The reason is that Moses was (and is) the central spiritual teacher of the Jewish nation, and Moses delivered to the Jewish nation many instructions and commandments from God. Therefore, Moses was God's representative, and the institutional temple priests that Jesus is speaking to here held Moses as the father of their faith.

This is confirmed by the word "hopes" - as in "Moses, on whom your hopes are set." The word "hopes" is not the best choice of translation.* The Greek word ἐλπίζω (elpizō) can mean "to hope" but also "hopefully to trust in."*

In other words, because these institutional temple priests are supposedly relying upon Moses' teachings, and presented to the people that they represented Moses, they will have to answer to Moses, not Jesus.

We can understand two clear things from this: We can understand that Jesus held to the standard of taking instruction from a particular representative of God and then passing those instructions on. This is the standard that Jesus accepted, rather than a standard of blindly following the teachings of an institution. 

Coming to know and love God is a personal thing: It is not a group thing. A relationship with God has nothing to do with our standing with a particular organization or congregation: It is between each of us and God. Jesus taught love of God to personally introduce us to the notion that we could have a personal relationship with God.

Were they hearing Moses' teachings?

Thus Jesus is clarifying that while the institutional temple priests were presenting to others that they had some special connection with Moses, they indeed were not even focused on what Moses actually taught. If they were, they would have recognized that Jesus was the embodiment of Moses' teachings. Jesus was functionally practicing and teaching what Moses taught.

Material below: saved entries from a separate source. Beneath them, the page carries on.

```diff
+static int u16_conv_dispatch_deep(U16ConvArgs& a, int Ci, hipStream_t st, double flops, double bytes) {
+  int th, tw;
+  u16_tile_shape(a.W, &th, &tw);
+  a.tiles_x = (a.W + tw - 1) / tw;
+  const long long full = (long long)a.N * a.tiles_x * ((a.H + th - 1) / th);
+  const bool half = a.stats == nullptr && full * (a.CO / 16) < 2 * U16_CUS;
+  if (half) th /= 2;
+  a.tiles_y = (a.H + th - 1) / th;
+  a.tiles = a.N * a.tiles_x * a.tiles_y;
+  const int cob = (Ci == 128 && !half && (long long)a.tiles * (a.CO / 32) >= U16_CUS) ? 32 : 16, gy = a.CO / cob;
+  int cap = g_u16_grid_cap.load(std::memory_order_relaxed) / gy;
+  if (cap < 1) cap = 1;
+  const int gx = a.tiles < cap ? a.tiles : cap;
+#define U16_DEEP(CIV, COBV, THV, TWV) u16_conv_launch_t<CIV, COBV, THV, TWV, false, false, U16_DEEP_WPF>(a, gx, st, flops, bytes)
+#define U16_DEEP16(CIV)                                                                                             \
+  (tw == 64 ? (half ? U16_DEEP(CIV, 16, 2, 64) : U16_DEEP(CIV, 16, 4, 64)) : (half ? U16_DEEP(CIV, 16, 4, 32) : U16_DEEP(CIV, 16, 8, 32)))
+  if (Ci == 64) return U16_DEEP16(64);
+  if (cob == 16) return U16_DEEP16(128);
+  return tw == 64 ? U16_DEEP(128, 32, 4, 64) : U16_DEEP(128, 32, 8, 32);
+#undef U16_DEEP16
+#undef U16_DEEP
+}
+
 template <bool EVAL>
 static int u16_conv_dispatch(U16ConvArgs& a, int rgb_f32, int Ci, hipStream_t st, double flops, double bytes) {
+  if (!EVAL && !rgb_f32 && Ci >= 64 && u16_deep_conv()) return u16_conv_dispatch_deep(a, Ci, st, flops, bytes);
   int th, tw;
   u16_tile_shape(a.W, &th, &tw);
   a.tiles_x = (a.W + tw - 1) / tw;
   a.tiles_y = (a.H + th - 1) / th;
   a.tiles = a.N * a.tiles_x * a.tiles_y;
   const int cob = a.CO % 32 == 0 ? 32 : 16, gy = a.CO / cob;
-  int cap = 2048 / gy;
+  int cap = g_u16_grid_cap.load(std::memory_order_relaxed) / gy;
+  if (cap < 1) cap = 1;
   const int gx = a.tiles < cap ? a.tiles : cap;
 #define U16_CONV(CIV, COBV, RGBV)                                                                           \
   (tw == 64 ? u16_conv_launch_t<CIV, COBV, 4, 64, RGBV, EVAL>(a, gx, st, flops, bytes)                      \
@@ -570,6 +673,15 @@
   if (per_image) *per_image = t;
   return N * t;
 }
+
+int mmft_u16_conv_tune(int deep, int grid_cap) {
+  MMFT_REQUIRE(deep >= -1 && deep <= 1 && grid_cap >= -1, "u16_conv_tune: deep is -1 / 0 / 1, grid_cap -1, 0 or a number of workgroups");
+  if (deep >= 0) g_u16_deep.store(deep, std::memory_order_relaxed);
+  if (grid_cap >= 0) g_u16_grid_cap.store(grid_cap ? grid_cap : U16_GRID_CAP, std::memory_order_relaxed);
+  return 0;
+}
+
+long long mmft_u16_conv_tuning(void) { return ((long long)g_u16_grid_cap.load(std::memory_order_relaxed) << 1) | u16_deep_conv(); }
 
 int mmft_u16_conv3x3(const void* x, int rgb_f32, const void* wpk, void* y, float* stats, int N, int H, int W, int Ci, int Co,
                      int device, void* stream) {
diff --git a/multimodal-fusion-based-pre-routing-timing-prediction-_amd/mmft/unet16.py b/multimodal-fusion-based-pre-routing-timing-prediction-_amd/mmft/unet16.py
--- a/multimodal-fusion-based-pre-routing-timing-prediction-_amd/mmft/unet16.py
+++ b/multimodal-fusion-based-pre-routing-timing-prediction-_amd/mmft/unet16.py
@@ -1,3 +1,4 @@
+import contextlib
 import ctypes
 import functools
 import math
@@ -9,6 +10,18 @@
 from . import gradsink, lib, ops
 
 ENABLED = True
+
+abi = lib.Header('mmft_u16_tune.h')
+
+
+@contextlib.contextmanager
+def conv_tuning(deep=None, grid_cap=None):
+    prev = abi('mmft_u16_conv_tuning')
+    abi('mmft_u16_conv_tune', -1 if deep is None else int(bool(deep)), -1 if grid_cap is None else int(grid_cap))
+    try:
+        yield
+    finally:
+        abi('mmft_u16_conv_tune', prev & 1, prev >> 1)
 
 
 def supported(net, x, frozen_stats=False):
```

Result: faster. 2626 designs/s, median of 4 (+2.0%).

So what did Moses teach? Consider Deut 6:5:
“Love the Lord your God with all your heart and with all your soul and with all your strength.” (Deut. 6:5)
And what did Jesus teach?
“ ‘Love the Lord your God with all your heart and with all your soul and with all your mind.' This is the first and greatest commandment.” (Matt. 22:37-38)
Jesus says this is the "first and greatest commandment," yet the instruction is identical with the instruction of Moses. Why would Jesus quote Moses and then say this was the first and greatest commandment? Because they were teaching the same thing.

Furthermore, Joshua also confirms the essence of Moses’ teachings:
“But be very careful to keep the commandment and the law that Moses the servant of the LORD gave you: to love the LORD your God, to walk in all His ways, to obey His commands, to hold fast to Him and to serve Him with all your heart and all your soul." (Joshua 22:5)
We can see that Joshua was also teaching the same thing as Moses taught, and as Jesus taught. So we can see here that Joshua, the student of Moses, is truly representing Moses to the people, because his teachings are consistent with Moses.

How did Moses write about Jesus?

Is Jesus saying that Moses wrote specifically about Jesus? Because Moses’ focus was to instruct the Israelites about loving and serving the Supreme Being, Jesus is the embodiment of those instructions. Jesus is carrying out those instructions. He is loving God. He is serving God. He has given his life to God, just as Moses instructed.

And because Moses instructed his students to work for the pleasure of God, Jesus carried out Moses instructions. Thus Jesus could say that Moses’ teachings were about him. Yet Moses’ teachings were also about Joshua, David, Solomon, Job and so many others who also gave their lives to God and worked to please God. They all embodied Moses' teachings.

Context is important. Jesus is speaking to those who were saying they represented Moses but were not living by the primary central instructions of Moses. God was not the center of their lives. 

Rather, they were so caught up in the organizational minutia and rituals of their priestly positions. Their focus was in maintaining their positions of authority. This is why they were questioning Jesus, instead of realizing that Jesus was the pure loving servant of God: Moses' true representative.

The institutional temple priests were wearing priestly clothes and following rituals discussed in the scriptures. But they were not living the central instruction of Moses. 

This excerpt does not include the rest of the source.